43. The method of claim 42, further comprising:

inputting the list of epitopes into an MHC class I or MHC class II machine learning model;

determining a quality score for each epitope in the list of epitopes via the MHC class I or MHC class II machine learning model, wherein the quality score for an epitope in the list of epitopes is based on one or more of a probability of presentation, a binding affinity, or an immunogenic response of the epitope.

44. The method of any one of claims 42 or 43, wherein determining the mapping of the epitope to subclones comprises determining a probability that the epitope belongs to a subclone for each combination of epitope and subclone.

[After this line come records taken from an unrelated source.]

__device__ __forceinline__ void make_window(const hc_kparams& P, uint32_t rawA, uint32_t slotA, int rcA, uint32_t rawB,
                                            uint32_t slotB, int rcB, uint32_t pos, Win& w) {
    const uint32_t lenA = rawA & HC_LEN_MASK, lenB = rawB & HC_LEN_MASK;
    w.L = 0;
    w.xpos = 0;
    w.ypos16 = 0;
    w.hasN = 0;
    if (pos >= lenA) { w.status = HC_WIN_POS_OOR; return; }
    if (lenA < P.min_read_len || lenB < P.min_read_len) { w.status = HC_WIN_SHORT; return; }
    const u64 sa = 16ull * slotA + (rcA ? hc_slot_size(lenA) : 0u);
    const u64 sb = 16ull * slotB + (rcB ? hc_slot_size(lenB) : 0u);
    w.xpos = sa + pos;
    w.ypos16 = (uint32_t)(sb >> 4);
    w.L = min(lenA - pos, lenB);
    w.status = HC_WIN_SCORED;
    w.hasN = ((rawA | rawB) & HC_HASN_BIT) ? 1u : 0u;
}

__device__ __forceinline__ void setup_windows(const hc_kparams& P, const hc_candidate& c, const uint4& r1, const uint4& r2,
                                              CandSetup& s) {
    const int p1 = (r1.w & HC_LEN_MASK) != 0, p2 = (r2.w & HC_LEN_MASK) != 0;
    const int rc1 = c.ori1 ? 0 : 1, rc2 = c.ori2 ? 0 : 1;
    const int f1 = p1 ? rc1 : 0, s1 = p1 ? 1 - rc1 : 0;
    const int f2 = p2 ? rc2 : 0, s2 = p2 ? 1 - rc2 : 0;
    s.two = (p1 | p2) ? 1u : 0u;
    s.err = 0;
    s.w[1].L = 0; s.w[1].xpos = 0; s.w[1].ypos16 = 0; s.w[1].hasN = 0; s.w[1].status = HC_WIN_UNUSED;
    if (p1 && p2) { if (c.ord != '1' && c.ord != '2') s.err = 1; }
    else if (P.n_single == 0) s.err = 1;
    make_window(P, f1 ? r1.w : r1.z, f1 ? r1.y : r1.x, rc1, f2 ? r2.w : r2.z, f2 ? r2.y : r2.x, rc2, c.pos1, s.w[0]);
    if (s.two) {
        const uint32_t ra = s1 ? r1.w : r1.z, sa = s1 ? r1.y : r1.x;
        const uint32_t rb = s2 ? r2.w : r2.z, sb = s2 ? r2.y : r2.x;
        const bool swapped = p1 && (!p2 || c.ord == '2');
        if (swapped) make_window(P, rb, sb, rc2, ra, sa, rc1, c.pos2, s.w[1]);
        else make_window(P, ra, sa, rc1, rb, sb, rc2, c.pos2, s.w[1]);
    }
    if (s.err) { s.w[0].L = s.w[1].L = 0; s.w[0].status = s.w[1].status = HC_WIN_UNUSED; }
}

__device__ __forceinline__ void extra_pos(const hc_candidate& c, const uint4& r1, const uint4& r2, int32_t& pos3, int32_t& pos4) {
    const uint32_t l10 = r1.z & HC_LEN_MASK, l11 = r1.w & HC_LEN_MASK, l20 = r2.z & HC_LEN_MASK, l21 = r2.w & HC_LEN_MASK;
    const int p1 = l11 != 0, p2 = l21 != 0;
    if (!p1 && !p2) { pos3 = (int32_t)(l10 - c.pos1 - l20); pos4 = 0; }
    else if (!p1) { pos3 = (int32_t)(l10 - c.pos2 - l21); pos4 = (int32_t)(l10 - c.pos1 - l20); }
    else if (!p2) { pos3 = (int32_t)(l11 + c.pos2 - l20); pos4 = (int32_t)(l20 + c.pos1 - l10); }
    else {
        pos3 = c.ord == '1' ? (int32_t)(l11 - c.pos2 - l21) : (int32_t)(l11 + c.pos2 - l21);
        pos4 = (int32_t)(l10 - c.pos1 - l20);
    }
}

__device__ __forceinline__ bool load_and_setup(const hc_kparams& P, const hc_candidate& c, CandSetup& s, uint4& r1, uint4& r2) {
    if (c.idx1 >= P.n_reads || c.idx2 >= P.n_reads || c.idx1 == c.idx2) {
        s.err = 1; s.two = 0;
        s.w[0].L = s.w[1].L = 0; s.w[0].xpos = s.w[1].xpos = 0; s.w[0].ypos16 = s.w[1].ypos16 = 0;
        s.w[0].hasN = s.w[1].hasN = 0; s.w[0].status = s.w[1].status = HC_WIN_UNUSED;
        r1 = r2 = make_uint4(0, 0, 0, 0);
        return false;
    }
    r1 = __ldg(reinterpret_cast<const uint4*>(P.rdesc + c.idx1));
    r2 = __ldg(reinterpret_cast<const uint4*>(P.rdesc + c.idx2));
    setup_windows(P, c, r1, r2, s);
    return !s.err;
}

__device__ __forceinline__ void prefetch_l2(const void* p) { asm volatile("prefetch.global.L2 [%0];" ::"l"(p)); }

__device__ __forceinline__ void prefetch_window(const hc_kparams& P, const Win& w) {
    if (w.L == 0) return;
    const uint32_t n = min(w.L, 512u);
    if (P.packed) {
        const uint8_t* xa = P.pk + (w.xpos & ~127ull);
        const uint32_t xe = (uint32_t)(w.xpos & 127ull) + n;
        for (uint32_t o = 0; o < xe; o += 128) prefetch_l2(xa + o);
        const uint8_t* ya = P.pk + 16ull * w.ypos16;
        for (uint32_t o = 0; o < n; o += 128) prefetch_l2(ya + o);
        return;
    }
    const uint8_t* xa = P.qual + (w.xpos & ~127ull);
    const uint32_t xe = (uint32_t)(w.xpos & 127ull) + n;
    for (uint32_t o = 0; o < xe; o += 128) prefetch_l2(xa + o);
    const uint8_t* ya = P.qual + 16ull * w.ypos16;
    for (uint32_t o = 0; o < n; o += 128) prefetch_l2(ya + o);
    prefetch_l2(P.base2 + (w.xpos >> 4));
    prefetch_l2(P.base2 + ((w.xpos + n) >> 4));
    prefetch_l2(P.base2 + w.ypos16);
}

__device__ __forceinline__ uint32_t prmt(uint32_t a, uint32_t b, uint32_t sel) {
    uint32_t d;
    asm("prmt.b32 %0, %1, %2, %3;" : "=r"(d) : "r"(a), "r"(b), "r"(sel));
    return d;
}

__device__ __forceinline__ void ldg256(const void* p, uint32_t* d) {
    asm("ld.global.nc.v8.u32 {%0,%1,%2,%3,%4,%5,%6,%7}, [%8];"
        : "=r"(d[0]), "=r"(d[1]), "=r"(d[2]), "=r"(d[3]), "=r"(d[4]), "=r"(d[5]), "=r"(d[6]), "=r"(d[7])
        : "l"(p));
}

template <bool HAS_VOID>
__device__ __forceinline__ void lookup16(const uint32_t* __restrict__ T, const uint32_t* wa, const uint32_t* wy, uint32_t m,
                                         uint32_t& acc, uint32_t& orv) {
#pragma unroll
    for (int j = 0; j < 4; j++) {
        const uint32_t mj = (m >> (8 * j)) & 0x55u;
        const uint32_t dep = (mj * 0x02082080u) & 0x80808080u;
        const uint32_t col = (wa[j] ^ hc_swz4(wy[j])) | dep;
        const uint32_t t0 = T[prmt(col, wy[j], 0xCC40u)];
        const uint32_t t1 = T[prmt(col, wy[j], 0xDD51u)];
        const uint32_t t2 = T[prmt(col, wy[j], 0xEE62u)];
        const uint32_t t3 = T[prmt(col, wy[j], 0xFF73u)];
        acc += (t0 + t1) + (t2 + t3);
        if (HAS_VOID) orv |= (t0 | t1) | (t2 | t3);
    }
}

template <bool HAS_VOID>
__device__ __forceinline__ void process32(const hc_kparams& P, const uint32_t* __restrict__ T, u64 xpos, uint32_t ypos16,
                                          uint32_t L, uint32_t hasN, uint32_t k, uint32_t& sum, uint32_t& mm, uint32_t& ncnt,
                                          uint32_t& vd) {
    const u64 xp = xpos + 32ull * k;
    const uint32_t n = min(L - 32u * k, 32u);
    const uint32_t yq = ypos16 + 2u * k;
    const uint32_t off = (uint32_t)xp & 15u;
    const bool two = n > 16u, x1 = off + n > 16u, x2 = off + n > 32u;
    const uint4 z4 = make_uint4(0, 0, 0, 0);
#ifndef HC_NO_LD256
    const uint32_t off32 = (uint32_t)xp & 31u;
    uint32_t QA[16], wy[8];
    const uint8_t* xb = P.qual + (xp & ~31ull);
    ldg256(xb, QA);
    if (off32 + n > 32u) ldg256(xb + 32, QA + 8);
    else {
#pragma unroll
        for (int i = 8; i < 16; i++) QA[i] = 0u;
    }
    ldg256(P.qual + 16ull * yq, wy);
    (void)two; (void)z4;
#else
    const uint4* xq = reinterpret_cast<const uint4*>(P.qual + (xp & ~15ull));
    const uint4 q0 = __ldg(xq);
    const uint4 q1 = x1 ? __ldg(xq + 1) : z4;
    const uint4 q2 = x2 ? __ldg(xq + 2) : z4;
    const uint4* yqp = reinterpret_cast<const uint4*>(P.qual) + yq;
    const uint4 y0 = __ldg(yqp);
    const uint4 y1 = two ? __ldg(yqp + 1) : z4;
#endif
    const uint32_t* bxp = P.base2 + (xp >> 4);
    const uint32_t b0 = __ldg(bxp);
    const uint32_t b1 = x1 ? __ldg(bxp + 1) : 0u;
    const uint32_t b2 = x2 ? __ldg(bxp + 2) : 0u;
    const uint2 by = __ldg(reinterpret_cast<const uint2*>(P.base2 + yq));
    const uint32_t bsh = off * 2u;
    const uint32_t xa0 = __funnelshift_r(b0, b1, bsh) ^ by.x;
    const uint32_t xa1 = __funnelshift_r(b1, b2, bsh) ^ by.y;
    uint32_t m0 = (xa0 | (xa0 >> 1)) & 0x55555555u;
    uint32_t m1 = (xa1 | (xa1 >> 1)) & 0x55555555u;
    if (n < 32u) {
        const uint32_t n0 = min(n, 16u), n1 = n - n0;
        m0 &= n0 >= 16u ? 0xffffffffu : ((1u << (2u * n0)) - 1u);
        m1 &= (1u << (2u * n1)) - 1u;
    }
    ncnt = 0;
    if (hasN) {
        const uint32_t* nap = P.nmask + (xp >> 5);
        const uint32_t na0 = __ldg(nap), na1 = __ldg(nap + 1);
        uint32_t nn = __funnelshift_r(na0, na1, (uint32_t)xp & 31u) | __ldg(P.nmask + (yq >> 1));
        if (n < 32u) nn &= (1u << n) - 1u;
        ncnt = __popc(nn);
        uint32_t s0 = nn & 0xffffu, s1 = nn >> 16;
        s0 = (s0 | (s0 << 8)) & 0x00ff00ffu; s1 = (s1 | (s1 << 8)) & 0x00ff00ffu;
        s0 = (s0 | (s0 << 4)) & 0x0f0f0f0fu; s1 = (s1 | (s1 << 4)) & 0x0f0f0f0fu;
        s0 = (s0 | (s0 << 2)) & 0x33333333u; s1 = (s1 | (s1 << 2)) & 0x33333333u;
        s0 = (s0 | (s0 << 1)) & 0x55555555u; s1 = (s1 | (s1 << 1)) & 0x55555555u;
        m0 &= ~s0;
        m1 &= ~s1;
    }
    mm = __popc(m0) + __popc(m1);
    const bool s2 = (off & 8u) != 0, s1 = (off & 4u) != 0;
    uint32_t V1[10], V[9];
#ifndef HC_NO_LD256
    const bool s4 = (off32 & 16u) != 0;
    uint32_t V2[12];
#pragma unroll
    for (int i = 0; i < 12; i++) V2[i] = s4 ? QA[i + 4] : QA[i];
#pragma unroll
    for (int i = 0; i < 10; i++) V1[i] = s2 ? V2[i + 2] : V2[i];
#else
    const uint32_t W[12] = {q0.x, q0.y, q0.z, q0.w, q1.x, q1.y, q1.z, q1.w, q2.x, q2.y, q2.z, q2.w};
#pragma unroll
    for (int i = 0; i < 10; i++) V1[i] = s2 ? W[i + 2] : W[i];
    const uint32_t wy[8] = {y0.x, y0.y, y0.z, y0.w, y1.x, y1.y, y1.z, y1.w};
#endif
#pragma unroll
    for (int i = 0; i < 9; i++) V[i] = s1 ? V1[i + 1] : V1[i];
    const uint32_t sh = (off & 3u) * 8u;
    uint32_t wa[8];
#pragma unroll
    for (int i = 0; i < 8; i++) wa[i] = __funnelshift_r(V[i], V[i + 1], sh);
    uint32_t acc = 0, orv = 0;
    lookup16<HAS_VOID>(T, wa, wy, m0, acc, orv);
    lookup16<HAS_VOID>(T, wa + 4, wy + 4, m1, acc, orv);
    sum = acc;
    vd = HAS_VOID ? ((orv & HC_VOID_BIT) ? 1u : 0u) : 0u;
}

#ifdef HC_NO_LD256
struct PkRow {
    uint4 q0, q1, q2, y0, y1;
    uint32_t n, off, hasN;
};
#else
struct PkRow {
    uint32_t a[16];
    uint32_t y[8];
    uint32_t n, off, hasN;
};

#endif

__device__ __forceinline__ PkRow load32_packed(const hc_kparams& P, u64 xpos, uint32_t ypos16, uint32_t L, uint32_t hasN, uint32_t k) {
    PkRow r;
    const u64 xp = xpos + 32ull * k;
    r.n = min(L - 32u * k, 32u);
    const uint32_t yq = ypos16 + 2u * k;
    r.hasN = hasN;
#ifndef HC_NO_LD256
    r.off = (uint32_t)xp & 31u;
    const uint8_t* xb = P.pk + (xp & ~31ull);
    ldg256(xb, r.a);
    if (r.off + r.n > 32u) ldg256(xb + 32, r.a + 8);
    else {
#pragma unroll
        for (int i = 8; i < 16; i++) r.a[i] = 0u;
    }
    ldg256(P.pk + 16ull * yq, r.y);
    return r;
#else
    r.off = (uint32_t)xp & 15u;
    const bool two = r.n > 16u, x1 = r.off + r.n > 16u, x2 = r.off + r.n > 32u;
    const uint4 z4 = make_uint4(0, 0, 0, 0);
    const uint4* xq = reinterpret_cast<const uint4*>(P.pk + (xp & ~15ull));
    r.q0 = __ldg(xq);
    r.q1 = x1 ? __ldg(xq + 1) : z4;
    r.q2 = x2 ? __ldg(xq + 2) : z4;
    const uint4* yqp = reinterpret_cast<const uint4*>(P.pk) + yq;
    r.y0 = __ldg(yqp);
    r.y1 = two ? __ldg(yqp + 1) : z4;
    return r;
#endif
}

45. A method for providing a set of epitopes for a subject-specific immunogenic composition, the method comprising:

a) Acquiring genomic sequence data associated with a tumor;

b) Determining a list of epitopes present in the tumor;

c) Determining a list of subclones present in said tumor;

e) Selecting a table set from the list of epitopes based at least in part on an objective function, wherein the objective function is configured to determine a maximum value corresponding to a sum or product of subclone scores across all subclones in the subclone list, wherein the subclone score for a single subclone is based at least in part on a probability that at least one of the selected epitopes belongs to the single subclone, and wherein a constraint of the objective function limits a number of epitopes in the table set;

f) Forming a subject-specific immunogenic composition comprising one or more epitopes of the panel; a kind of electronic device

g) Administering the immunogenic composition to the subject.